Using statistical analysis and models, Dr Fuchs and her collaborators are examining the variation and heterogeneities in whole populations of cells that can become cancerous and cause AML, determining how these evolve over time. Dr Fuchs’ work is made possible through the Collaborative Research Centre 1243, a collaboration of clinicians, molecular biologists, population geneticists, computational and evolutionary biologists funded by the German Research Association (DFG). The centre takes an interdisciplinary approach to investigating the varied aspects of cancer evolution. By drawing together scientists from disparate fields, the centre aims to better understand the evolution of tumours in order to improve diagnostics, prognostics and treatments for cancer patients.
Understanding heterogeneity
To understand how cells develop into cancer cells, we must first understand the differences, or heterogeneities, between how cells (of the same or different types) express our underlying genetic code. In healthy individuals, the DNA is the same throughout the whole body, but cells behave differently depending on which genes are active and how active they are: cells are heterogeneous. Subtle differences in gene expression can cause proteins that are vital to cell function to be produced differently. Sometimes these differences within otherwise identical cell types originate from cancerous development, such as with AML, and this is the area that Dr Fuchs and her team are interested in.
In order to examine gene expression, scientists use RNA, the chemical that ‘translates’ our DNA during normal cell replication. Heterogeneity in gene expression can be identified from gene expression measurements using statistical methods. Some techniques of examining cell properties rely on profiling large numbers of cells in a sample and calculating an average genetic expression profile. But, in the case of diseases like AML, where rare cell types and the differences between individual cells are important, this type of bulk technique is less useful. It is more helpful to look at single cells because being able to identify these rare cell types is essential to understanding the problems they cause.
Using statistical analysis and models, Dr Fuchs and her collaborators are trying to discern the hierarchy of processes that lead to the development of abnormal sub-clones that can cause acute myeloid leukaemia
Data from single cells, on the other hand, is affected by the way you extract information by sequencing the cells (i.e., reverse transcription or RNA sequencing): The data will contain ‘noise’ dependent on the extremely complex methods used.

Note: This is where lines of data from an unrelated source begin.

# lms-07/LGTEUN

Hardware: AMD Instinct MI355X
Metric: train image-pairs/sec, GF-2 4-band 128x128, K=4, bs=32/GPU (higher is better)
Workload: dtype f32 (GEMMs and the local mixer: split 16-bit MFMA -- f16 pairs in the forward FFN, the W2 products of its backward and P V, bf16 triples elsewhere -- fp32 accumulate; fp32-equivalent); 1 GPU; BASELINE configs[1]: C=4, MS 32x32, PAN 128x128, K=4, 32 pairs/GPU, train step = fwd + L1 + bwd + Adam + StepLR tick; mode=faithful, global_batch=32, parallelism=dp1, dropout=True

## Files before the change

include/lgteun_hip.h:

```cpp
#ifndef LGTEUN_HIP_H
#define LGTEUN_HIP_H

#include <stddef.h>
#include <stdint.h>

#ifdef __cplusplus
extern "C" {
#endif

#define LG_TENSORS_SHARED 12
#define LG_TENSORS_PER_STAGE 119

#define LG_FLAG_FAITHFUL 1
#define LG_FLAG_SAVE 2
#define LG_FLAG_DROPOUT 4

#define LG_FLAG_BWD_LGT 8
#define LG_FLAG_BWD_DATA 16

#define LG_FLAG_CHAINED 32

#define LG_FLAG_DEFER_DEAD 64

enum lg_kernel_id {
    LG_K_NONE = 0, LG_K_FFN1, LG_K_FFN2, LG_K_FFT, LG_K_ATTN, LG_K_UPFUSE, LG_K_DOWN, LG_K_EMBED, LG_K_TAIL, LG_K_DATASTEP,
    LG_K_FFN1_BWD, LG_K_FFN2_BWD, LG_K_FFT_BWD, LG_K_ATTN_BWD, LG_K_WGRAD, LG_K_COUNT
};

typedef struct lg_config {
    int32_t C;
    int32_t K;
    int32_t H, W;
    int32_t precision;
    uint32_t variant;
} lg_config;

#define LG_VAR_FFN_IMPL_MASK 3u
#define LG_VAR_FFN_STRIP 1u
#define LG_VAR_FFN_TILE 2u
#define LG_VAR_FFN_XP 3u
#define LG_VAR_FFN_SAVE_MASK (3u << 2)
#define LG_VAR_FFN_SAVE3 (1u << 2)
#define LG_VAR_FFN_SAVE5 (2u << 2)
#define LG_VAR_FFN_BWD32_PAIR (1u << 4)
#define LG_VAR_FFN_DWBWD_TILE (1u << 5)
#define LG_VAR_ATTN_BWD_R3 (1u << 6)
#define LG_VAR_DSTEP_TILES (1u << 7)
#define LG_VAR_ATTN_FWD_VALU (1u << 8)
#define LG_VAR_FFN_BF16X3 (1u << 9)
#define LG_VAR_FFT_FULL (1u << 10)
#define LG_VAR_FFN_BWD_BF16X3 (1u << 11)
#define LG_VAR_ATTN_BWD_CORE_M (1u << 12)
#define LG_VAR_FFN_XS (1u << 13)
#define LG_VAR_ATTN_BF16X3 (1u << 14)
#define LG_VAR_FFN_H3_RECOMPUTE (1u << 15)
#define LG_VAR_ATTN_BWD_RESTATS (1u << 16)
#define LG_VAR_ALL 0x1ffffu

typedef struct lg_plan lg_plan;

const char* lg_version(void);
#define LG_ABI_VERSION 2
int32_t lg_abi_version(void);
const char* lg_last_error(void);

int lg_plan_create(const lg_config* cfg, const int64_t* offsets, int32_t n_offsets, lg_plan** out);
void lg_plan_destroy(lg_plan* plan);
size_t lg_workspace_bytes(const lg_plan* plan, int32_t B, int32_t train);

int lgteun_forward(const lg_plan* plan, const float* params, const float* ms, const float* pan, float* out,
                   void* workspace, size_t workspace_bytes, int32_t B, int32_t flags, uint64_t seed, void* stream);

int lgteun_dead_forward(const lg_plan* plan, const float* params, void* workspace, size_t workspace_bytes, int32_t B, int32_t flags,
                        uint64_t seed, void* stream);

int lgteun_backward(const lg_plan* plan, const float* params, float* grads, const float* ms, const float* pan,
                    const float* dout, void* workspace, size_t workspace_bytes, int32_t B, int32_t flags,
                    uint64_t seed, void* stream);
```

As a consequence, it is unknown whether observed variation is the same as the real variation being present in the body or just an artefact of isolating and handling the cells. Hence, small, subtle effects can be hidden in single cell data.
Statistics to the rescue
Statistical methods can provide the solution to this problem. Dr Fuchs and her team have developed statistical techniques to analyse the data generated by a method called stochastic profiling to measure the way that RNA molecules are expressed from a patient’s genes.

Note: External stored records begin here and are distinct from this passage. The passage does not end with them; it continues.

static int launch_h(const ccsd_plan* pl, int B, const float* rank2, Pass& ps, Workspace& w, void* stream) {
    const PlanD& p = pl->h;
    if (!p.is_cc || p.f_cnum < 2) return CCSD_OK;
    if (ps.h_src == rank2) return CCSD_OK;
    const bool full = use_h_full(pl->rt, B);
    const int nth_ = (p.E + T_BM - 1) / T_BM;
    dim3 g(xcd_grid(B, nth_ * (nth_ + 1) / 2));
    prof_mark(pl, KID_GEMM_H, stream);
#ifndef CCSD_EMU
    if (full && pl->knobs.split_bf16 == 3) hipLaunchKernelGGL((k_gemm_h_full<CCSD_FULL_E, CCSD_FULL_K, 2>), dim3(B), dim3(256), 0, (hipStream_t)stream, rank2, w.H, p.f_hmask);
    else if (full) hipLaunchKernelGGL((k_gemm_h_full<CCSD_FULL_E, CCSD_FULL_K>), dim3(B), dim3(256), 0, (hipStream_t)stream, rank2, w.H, p.f_hmask);
    else
#endif
    {
        (void)full;
#define H_GO(EC_, KC_) CCSD_LAUNCH((k_gemm_h<EC_, KC_>), g, dim3(CCSD_NTHREADS), 0, stream, rank2, w.H, p.E, p.K, p.f_hmask, B)
        GEO_EK(pl->rt.geo, H_GO);
#undef H_GO
    }
    prof_mark(pl, KID_GEMM_H, stream);
    LAUNCH_CHECK();
    for (int j = 2; j < p.f_cnum; ++j) {
        const size_t slab = (size_t)B * p.E * h_ld(p.E);
        const int nt = (p.E + 15) / 16, per = CCSD_NTHREADS >= 64 ? CCSD_NTHREADS / 64 : 1;
        CCSD_LAUNCH(k_gemm_pow, dim3((nt * nt + per - 1) / per, 1, B), dim3(CCSD_NTHREADS), 0, stream,
                    (const float*)(w.H + (size_t)(j - 2) * slab), (const float*)w.H, w.H + (size_t)(j - 1) * slab, p.E);
        LAUNCH_CHECK();
    }
    return CCSD_OK;
}
static void launch_gemm_p_whole(const ccsd_plan* pl, int B, const float* R, const HodgeLayerD& h, float* out, const Workspace& w, void* stream) {
    const PlanD& p = pl->h;
    const int rows = B * p.E;
    CCSD_LAUNCH(k_gemm_p, dim3((h.wc + T_BN - 1) / T_BN, (rows + T_BM - 1) / T_BM, 1), dim3(CCSD_NTHREADS), 0, stream, R, (const float*)pl->w, out,
                rows, p.E, p.K, h.wc, h.wcat, 0, h.mval, h.cin, (const float*)nullptr, (const unsigned long long*)w.offbits,
                (const unsigned char*)pl->edges, (const unsigned long long*)pl->cells, p.K);
}
static void launch_hodge_value(const ccsd_plan* pl, int B, const float* Rin, const float* H, size_t h_stride, const float* acoef,
                              const HodgeLayerD& h, float* Rout, const Workspace& w, void* stream) {
    const PlanD& p = pl->h;
    const int cw = hodge_value_cw(p.E);
    CCSD_LAUNCH(pl->rt.h_wide ? k_hodge_value_w : k_hodge_value, dim3((p.K + cw - 1) / cw, B), dim3(CCSD_NTHREADS), hodge_value_lds(p.E), stream, Rin, H,
                (int)h_stride, acoef, (const float*)pl->w, h.mval, h.cin, Rout, p.E, p.K, cw,
                (const unsigned long long*)w.offbits, (const unsigned char*)pl->edges, (const unsigned long long*)pl->cells);
}
static int hodge_stack_layer(const ccsd_plan* pl, int B, int l, Workspace& w, void* stream) {
    float* Rl = w.hgR[(l - 1) & 1];
    launch_hodge_value(pl, B, w.hgR[(l - 2) & 1], w.hgH, w.hg_hstride, nullptr, ccsd_hl(pl->h, l - 1), Rl, w, stream);
    LAUNCH_CHECK();
    launch_gemm_p_whole(pl, B, Rl, ccsd_hl(pl->h, l), w.hgP[l - 1], w, stream);
    LAUNCH_CHECK();
    return CCSD_OK;
}
static int launch_r2(const ccsd_plan* pl, int B, const float* rank2, const float* adj, const float* flags, int want_p,
                     RankEpi& ep, NoiseArgs& na, Pass& ps, Workspace& w, void* stream, const CorrFuse* cf, int merge_draw);
static int launch_p(const ccsd_plan* pl, int B, const float* adj, const float* rank2, Pass& ps, Workspace& w, void* stream, const P0Fuse* fuse = nullptr) {
    const PlanD& p = pl->h;
    const Route& rt = pl->rt;
    if (p.h_L < 1) return CCSD_OK;
    if (p.h_L > 2 && !rt.h_general) {
        RankEpi ep{};
        ep.mode = MODE_SCORE; ep.sscale = 0.f; ep.out = w.net_r;
        NoiseArgs na0{};
        return launch_r2(pl, B, rank2, adj, nullptr, 1, ep, na0, ps, w, stream, nullptr, -1);
    }
    ps.p1_raw = 0;
    const int rows = B * p.E;
    const bool hp_full = fuse && use_hp_full(rt, B, fuse->mode);
#ifndef CCSD_EMU
    if (hp_full) {
        const HodgeLayerD& h = p.hl[0];
        const float* WT = (const float*)pl->wp + h.wcatT;
        prof_mark(pl, KID_GEMM_H, stream);
        if (fuse->mode == 1)
            hipLaunchKernelGGL((k_hp_full<CCSD_FULL_E, CCSD_FULL_K, 1>), dim3(B), dim3(512), HP_FULL_LDS, (hipStream_t)stream, rank2, WT, w.H, w.P0, h.wc, p.f_hmask, *fuse);
        else
            hipLaunchKernelGGL((k_hp_full<CCSD_FULL_E, CCSD_FULL_K, 2>), dim3(B), dim3(512), HP_FULL_LDS, (hipStream_t)stream, rank2, WT, w.H, w.P0, h.wc, p.f_hmask, *fuse);
        prof_mark(pl, KID_GEMM_H, stream);
        LAUNCH_CHECK();
        ps.h_src = fuse->mode == 2 ? fuse->f1 : rank2;
        return CCSD_OK;
    }
#endif
    (void)hp_full;
    {
        const HodgeLayerD& h = p.hl[0];
        prof_mark(pl, KID_GEMM_P, stream);
        P0Fuse pf{};
        if (fuse) pf = *fuse;
#ifndef CCSD_EMU
        if (rt.p0 >= 0)
            hipLaunchKernelGGL(P0_TABLE[rt.p0].fn[pf.mode], dim3((rows + T_BM - 1) / T_BM), dim3(256), 0, (hipStream_t)stream, rank2,
                               (const float*)pl->wp + h.wcatT, w.P0, rows, p.K, (p.K + 31) & ~31, h.wc, pf);
        else
#endif
        {
            const float* src = rank2;
            if (pf.mode) {
                CCSD_LAUNCH(k_p0_fuse_ew, dim3(grid_for(rows, 256)), dim3(CCSD_NTHREADS), 0, stream, rank2, pf, rows, p.K);
                LAUNCH_CHECK();
                if (pf.mode == 2 || pf.mode == 4) src = pf.f1;
            }
            launch_gemm_p_whole(pl, B, src, h, w.P0, w, stream);
        }
        prof_mark(pl, KID_GEMM_P, stream);
        LAUNCH_CHECK();
    }
    if (p.h_L > 1) {
        CCSD_LAUNCH(k_edgecoef, dim3(B), dim3(CCSD_NTHREADS), (size_t)3 * p.N * p.N * 4, stream, adj, w.acoef, p.N, p.E,
                    p.a_cinit, (const unsigned char*)pl->edges);
        LAUNCH_CHECK();
        const HodgeLayerD& h0 = p.hl[0];
        const HodgeLayerD& h = p.hl[1];
        dim3 g((h.wc + T_BN - 1) / T_BN, (rows + T_BM - 1) / T_BM, 1);
        const int nslab = (p.K + T_BK - 1) / T_BK;
        int S = CCSD_P_SPLITS < nslab ? CCSD_P_SPLITS : nslab;
        if ((size_t)S * rows * h.wc > w.psplit_floats) S = 1;
        const int kchunk = ((nslab + S - 1) / S) * T_BK;
        S = (p.K + kchunk - 1) / kchunk;
        g.z = S;
        float* P1 = rt.h_general ? w.hgP[0] : w.P1;
        CCSD_LAUNCH(rt.h_wide ? k_gemm_p_w : k_gemm_p, g, dim3(CCSD_NTHREADS), 0, stream, rank2, (const float*)pl->w, S > 1 ? w.psplit : P1, rows, p.E, p.K, h.wc,
                    h.wcat, 1, h0.mval, h0.cin, (const float*)w.acoef, (const unsigned long long*)w.offbits,
                    (const unsigned char*)pl->edges, (const unsigned long long*)pl->cells, kchunk);
        LAUNCH_CHECK();
        if (S > 1) {
            const long long n = (long long)rows * h.wc;
            CCSD_LAUNCH(k_sum_splits, dim3(grid_for(n, 256)), dim3(CCSD_NTHREADS), 0, stream, (const float*)w.psplit, P1, n, S);
            LAUNCH_CHECK();
        }
        if (rt.h_general) {
            launch_hodge_value(pl, B, rank2, nullptr, 0, w.acoef, h0, w.hgR[0], w, stream);
            LAUNCH_CHECK();
        }
    }
    return CCSD_OK;
}
static int launch_lg(const ccsd_plan* pl, int B, XaArgs& xa, NoiseArgs& na, Workspace& w, void* stream);
static int launch_xa(const ccsd_plan* pl, int B, XaArgs& xa, NoiseArgs& na, const Pass& ps, Workspace& w, void* stream, bool set_b = false) {
    const Route& rt = pl->rt;
    xa.P0 = set_b ? w.P0b : w.P0;
    xa.P1 = set_b ? w.P1b : w.P1; xa.U1 = set_b ? w.U1b : w.U1; xa.p1_raw = ps.p1_raw;
    if (rt.lg) return launch_lg(pl, B, xa, na, w, stream);
    xa.chan_ws = w.chan;
    xa.dbg = pl->dbg ? pl->dbg + 32 : nullptr;
    int xa_threads;
    const XaEntry* inst = xa_launch(rt, B, &xa_threads);
    prof_mark(pl, KID_XA, stream);
    xa.wp = pl->wp; xa.hpairs = pl->hpairs;
    xa.prio_mode = pl->knobs.xa_prio;
    const dim3 xblk(CCSD_NTHREADS == 1 ? 1 : xa_threads);
    const size_t xlds = (size_t)pl->h.xa_lds_floats * 4;
#define XA_LAUNCH(XA_) CCSD_LAUNCH(inst->fn, dim3(B), xblk, xlds, stream, (const PlanD*)pl->d, (const float*)pl->w, (const unsigned char*)pl->edges, XA_, na)
    if (rt.h_general) {
        const PlanD& p = pl->h;
        if (rt.xa_variant != XA_GEN) return set_err(CCSD_ERR_RUNTIME, "general hodge stack needs k_xa<., XA_GEN>");
        xa.pdirect = 1;
        for (int l = 1; l < p.h_L; ++l) xa.Pd[l - 1] = w.hgP[l - 1];
        for (int l = 2; l < p.h_L; ++l) {
            XaArgs pre = xa;
            pre.hdump_layer = l - 1; pre.hdump = w.hgH; pre.hdump_stride = (int)w.hg_hstride;
            XA_LAUNCH(pre);
            LAUNCH_CHECK();
            if (int st = hodge_stack_layer(pl, B, l, w, stream)) return st;
        }
    }
    XA_LAUNCH(xa);
#undef XA_LAUNCH
    prof_mark(pl, KID_XA, stream);
    LAUNCH_CHECK();
    return CCSD_OK;
}
static int launch_lg(const ccsd_plan* pl, int B, XaArgs& xa, NoiseArgs& na, Workspace& w, void* stream) {
    const PlanD& p = pl->h;
    if (xa.cf.on) return set_err(CCSD_ERR_RUNTIME, "tiled graph-network route: no fused corrector apply");
    const int N = p.N, F = p.F, NN = N * N, H = p.x_nhid, XF = p.x_fdim;
    const int rt = (N + 15) / 16, gt = (N + CCSD_LG_GT - 1) / CCSD_LG_GT, at = (N + CCSD_LG_AT - 1) / CCSD_LG_AT;
    const dim3 blk(CCSD_NTHREADS);
    auto cdiv = [](int a, int b_) { return (a + b_ - 1) / b_; };
    prof_mark(pl, KID_XA, stream);
    if (xa.do_x) {
        CCSD_LAUNCH(k_lg_dis, dim3(grid_for(N, 256), B), blk, 0, stream, xa.adjX, (long long)NN, 0, 1, N, w.lg_dis);
        CCSD_LAUNCH(k_lg_put, dim3(grid_for((long long)B * N * F, 256)), blk, 0, stream, xa.xX, F, w.lg_xcat, XF, B * N);
        for (int l = 0; l < p.x_depth; ++l) {
            const int fin = l ? H : F;
            const float* src = l ? w.lg_xcat + F + (l - 1) * H : xa.xX;
            CCSD_LAUNCH(k_lg_xw, dim3(grid_for((long long)N * H, 256), B), blk, 0, stream, src, (long long)N * (l ? XF : F), l ? XF : F, fin,
                        (const float*)pl->w + p.x_gw[l], 0, H, 1, N, (const float*)w.lg_dis, w.lg_xY);
            CCSD_LAUNCH(k_lg_gcn, dim3(gt * cdiv(H, CCSD_LG_GT), 1, B), blk, 0, stream, xa.adjX, (long long)NN, 0, (const float*)w.lg_xY,
                        (const float*)w.lg_dis, (const float*)pl->w + p.x_gb[l], 0, H, H, 1, N, w.lg_xcat, (long long)N * XF, 0, XF, F + l * H, 1);
        }
        CCSD_LAUNCH(k_lg_nmlp, dim3(rt, B), blk, lg_nmlp_lds_of(p.x_fin), stream, p.x_fin, (const float*)pl->w,
                    (LgGather{w.lg_xcat, (long long)N * XF, 0, XF, 0, XF}), N, xa.flags, 0, w.lg_xnet);
        LAUNCH_CHECK();
    }
    if (xa.do_a) {
        const long long ss = (long long)p.a_fdim * NN;
        for (int c = 0; c < p.a_cinit; ++c)
            CCSD_LAUNCH(k_lg_pow, dim3(grid_for(NN, 256), B), blk, 0, stream, xa.adjA, w.lg_S, ss, N, c);
        if (p.h_L == 1) {
            if (!xa.P0) return set_err(CCSD_ERR_RUNTIME, "tiled graph-network route: no hodge projections");
            if (pl->rt.h_wide) {
                CCSD_LAUNCH(k_lg_hodge1_w, dim3(grid_for(p.E, 256), B), blk, 0, stream, p.hl[0], pl->hdm[0], 1.0f / (float)sqrt((double)p.K), (const float*)pl->w,
                            (const float*)pl->wp, (const unsigned char*)pl->edges, xa.P0, w.lg_S, ss, p.a_nch_graph, N, p.E, xa.flags);
            } else {
                CCSD_LAUNCH(k_lg_hodge1, dim3(grid_for(p.E + N, 256), B), blk, 0, stream, p.hl[0], 1.0f / (float)sqrt((double)p.K), (const float*)pl->w,
                            (const unsigned char*)pl->edges, xa.P0, w.lg_S, ss, p.a_nch_graph, N, p.E, xa.flags);
            }
        }
        if (p.h_L > 1) {
            const Route& rtp = pl->rt;
            if (!xa.P0 || (!rtp.h_general && !xa.P1)) return set_err(CCSD_ERR_RUNTIME, "tiled graph-network route: no hodge projections");
            if (p.h_L > 2 && !rtp.h_general) return set_err(CCSD_ERR_RUNTIME, "tiled graph-network route: more than two hodge layers need the general hodge stack");
            const int E = p.E, et = (E + 15) / 16;
            const unsigned char* edges = (const unsigned char*)pl->edges;
            const float* wts = (const float*)pl->w;
            const float rks = 1.0f / (float)sqrt((double)p.K);
            const long long qs = (long long)w.lg_hdq_stride, hs = (long long)w.lg_hdH_stride;
            int ch = p.a_nch_graph + p.a_cinit;
            CCSD_LAUNCH(k_lg_hd_qk0, dim3(grid_for(E + N, 256), B), blk, 0, stream, p.hl[0], p.a_nch_hodge, wts, edges, xa.P0, w.lg_S, ss, p.a_nch_graph, N, E,
                        w.lg_hdq, qs);
            for (int j = 1; j < p.h_L; ++j) {
                const HodgeLayerD& hp = ccsd_hl(p, j - 1);
                const HodgeLayerD& h = ccsd_hl(p, j);
                CCSD_LAUNCH(k_lg_hd_dense, dim3(et * (et + 1) / 2, B), blk, lg_hd_dense_lds(hp), stream, hp, pl->hdm[j - 1], rks, (const float*)pl->wp, edges,
                            (const float*)w.lg_hdq, qs, w.lg_hdH, hs, w.lg_S, ss, ch, N, E, xa.flags);
                ch += hp.cout;
                LAUNCH_CHECK();
                if (rtp.h_general && j + 1 < p.h_L)
                    if (int st = hodge_stack_layer(pl, B, j + 1, w, stream)) return st;
                const bool raw = j == 1 && !rtp.h_general && xa.p1_raw;
                LgHdRaw rw{};
                if (raw) {
                    if (!xa.U1) return set_err(CCSD_ERR_RUNTIME, "tiled graph-network route: raw hodge projections without their u_1");
                    rw = LgHdRaw{wts, (const float*)w.lg_S, xa.flags, edges, w.lg_hdpc, ss, N, p.hl[0].cin, p.hl[0].mval.w[0], p.hl[0].mval.b[0]};
                }
                const float* Pj = rtp.h_general ? (const float*)w.hgP[j - 1] : xa.P1;
                CCSD_LAUNCH(k_lg_hd_dis, dim3(grid_for((long long)h.cin * E, 256), B), blk, 0, stream, (const float*)w.lg_hdH, hs, h.cin, E, w.lg_hdd, rw);
                CCSD_LAUNCH(k_lg_hd_conv, dim3((et + 3) / 4, h.cin, B), blk, 0, stream, h, wts, (const float*)w.lg_hdH, hs, (const float*)w.lg_hdd, Pj, h.wc,
                            raw ? (const float*)w.lg_hdpc : (const float*)nullptr, raw ? xa.U1 : (const float*)nullptr, E, w.lg_hdq, qs);
                LAUNCH_CHECK();
            }
            if (rtp.h_wide) {
                CCSD_LAUNCH(k_lg_hd_diag_w, dim3(grid_for(E, 256), B), blk, 0, stream, ccsd_hl(p, p.h_L - 1), pl->hdm[p.h_L - 1], rks, (const float*)pl->wp, edges,
                            (const float*)w.lg_hdq, qs, w.lg_S, ss, ch, N, E, xa.flags);
            } else {
                CCSD_LAUNCH(k_lg_hd_diag, dim3(grid_for(E, 256), B), blk, 0, stream, ccsd_hl(p, p.h_L - 1), rks, wts, edges, (const float*)w.lg_hdq, qs, w.lg_S, ss,
                            ch, N, E, xa.flags);
            }
            LAUNCH_CHECK();
        }
        if (p.hb_L) {
            const int E = p.E, et = (E + 15) / 16;
            const unsigned char* edges = (const unsigned char*)pl->edges;
            const float* wts = (const float*)pl->w;
            const float* wpk = (const float*)pl->wp;
            int ch = p.a_nch_graph + p.a_cinit;
            CCSD_LAUNCH(k_lg_hb_in, dim3(grid_for(E + N, 256), B), blk, 0, stream, pl->hbx[0], p.a_nch_hodge, wts, edges, w.lg_S, ss, p.a_nch_graph, N, E,
                        w.lg_hbg, (long long)w.lg_hbg_stride);
            for (int l = 0; l + 1 < p.hb_L; ++l) {
                const HodgeBaseD& h = pl->hbx[l];
                const HodgeBaseD& hn = pl->hbx[l + 1];
                float* Hl = w.lg_hbH;
                CCSD_LAUNCH(k_lg_hb_dense, dim3(et * (et + 1) / 2, B), blk, lg_hb_dense_lds(h), stream, h, wts, wpk, edges, (const float*)w.lg_hbg,
                            (long long)w.lg_hbg_stride, Hl, (long long)w.lg_hbH_stride, w.lg_S, ss, ch, N, E, xa.flags);
                CCSD_LAUNCH(k_lg_hb_hid, dim3((et + 3) / 4, hn.cin, B), blk, 0, stream, hn, wts, wpk, (const float*)Hl, (long long)w.lg_hbH_stride, E,
                            w.lg_hbg, (long long)w.lg_hbg_stride);
                ch += h.cout;
            }
            CCSD_LAUNCH(k_lg_hb_diag, dim3(grid_for(E, 256), B), blk, 0, stream, pl->hbx[p.hb_L - 1], wts, edges, (const float*)w.lg_hbg,
                        (long long)w.lg_hbg_stride, w.lg_S, ss, ch, N, E, xa.flags);
            LAUNCH_CHECK();
        }
        for (int l = 0; l < p.a_L; ++l) {
            const AttnLayerD& L = p.al[l];
            const float* xin = l ? w.lg_x[(l - 1) & 1] : xa.xA;
            const float* wq = pl->wp + L.qkvp;
            const int wcs = L.fin * L.cp + L.cp;
            CCSD_LAUNCH(k_lg_dis, dim3(grid_for((long long)L.cin * N, 256), B), blk, 0, stream, (const float*)w.lg_S, ss, L.ci0, L.cin, N, w.lg_dis);
            CCSD_LAUNCH(k_lg_xw, dim3(grid_for((long long)L.cin * N * L.cp, 256), B), blk, 0, stream, xin, (long long)N * L.fin, L.fin, L.fin,
                        wq, wcs, L.cp, L.cin, N, (const float*)w.lg_dis, w.lg_Y);
            CCSD_LAUNCH(k_lg_gcn, dim3(gt * cdiv(L.cp, CCSD_LG_GT), L.cin, B), blk, 0, stream, (const float*)w.lg_S, ss, L.ci0, (const float*)w.lg_Y,
                        (const float*)w.lg_dis, wq + L.fin * L.cp, wcs, L.cp, L.cp, L.cin, N, w.lg_QKV, (long long)L.cin * N * L.cp, N * L.cp, L.cp, 0, 0);
            CCSD_LAUNCH(k_lg_nmlp, dim3(rt, B), blk, lg_nmlp_lds_of(L.mc), stream, L.mc, (const float*)pl->w,
                        (LgGather{w.lg_QKV, (long long)L.cin * N * L.cp, N * L.cp, L.cp, 2 * L.adim, L.fout}), N, xa.flags, 1, w.lg_x[l & 1]);
            const float inv_scale = (float)sqrt((double)L.fout);
            CCSD_LAUNCH(k_lg_att, dim3(at * at, L.cin, B), blk, 0, stream, (const float*)w.lg_QKV, L.cp, L.adim, L.nchunk, L.dsplit, 1.0f / inv_scale,
                        0.5f / (float)L.nchunk, L.cin, N, w.lg_att);
            CCSD_LAUNCH(k_lg_edge, dim3(w.lg_tiles, B), blk, 0, stream, L.mlp, (const float*)pl->wp, (const float*)w.lg_att, w.lg_S, ss, L.ci0, L.co0,
                        L.cin, N);
            CCSD_LAUNCH(k_lg_sym, dim3(grid_for((long long)L.cout * NN, 256), B), blk, 0, stream, w.lg_S, ss, L.co0, L.cout, N, xa.flags);
            LAUNCH_CHECK();
        }
        if (pl->afin_lg.chain) {
            CCSD_LAUNCH(k_lg_fin_w, dim3(w.lg_tiles, B), blk, 0, stream, pl->afin_lg, (const float*)pl->wp, (const float*)w.lg_S, ss, N, xa.flags, xa.adjA,
                        xa, na, w.lg_part);
        } else {
            CCSD_LAUNCH(k_lg_fin, dim3(w.lg_tiles, B), blk, 0, stream, p.a_fin, (const float*)pl->wp, (const float*)w.lg_S, ss, N, xa.flags, xa.adjA,
                        xa, na, w.lg_part);
        }
        LAUNCH_CHECK();
    }
    CCSD_LAUNCH(k_lg_epi, dim3(B), blk, 0, stream, (const float*)w.lg_xnet, xa.xX, xa.flags, xa, na, (const float*)w.lg_part, w.lg_tiles, N, F);
    prof_mark(pl, KID_XA, stream);
    LAUNCH_CHECK();
    return CCSD_OK;
}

Stochastic profiling, which is somewhere between a population-scale and single-cell sampling method, was originally developed as an experimental technique by her collaborator Dr Kevin Janes at the University of Virginia. The method works by randomly collecting many ten-cell subsamples rather than individual cells, which minimises the effect of background factors because there is ten times more cell data. Information about single-cell properties is then extracted with a mathematical model.
Dr Fuchs built her model on basic mechanisms of gene expression and combined various types of statistical models (e.g., log-normal and exponential distribution models) to reflect various characteristics of gene expression. By fitting the model to data, Dr Fuchs and her team were finally able to parameterise heterogeneities in gene expression.
Validating the model
The team validated the model using theoretical and experimental data – first by simulating the expression and regulation of ten-cell samples with known distributions, then by comparing the statistical results to experimental data.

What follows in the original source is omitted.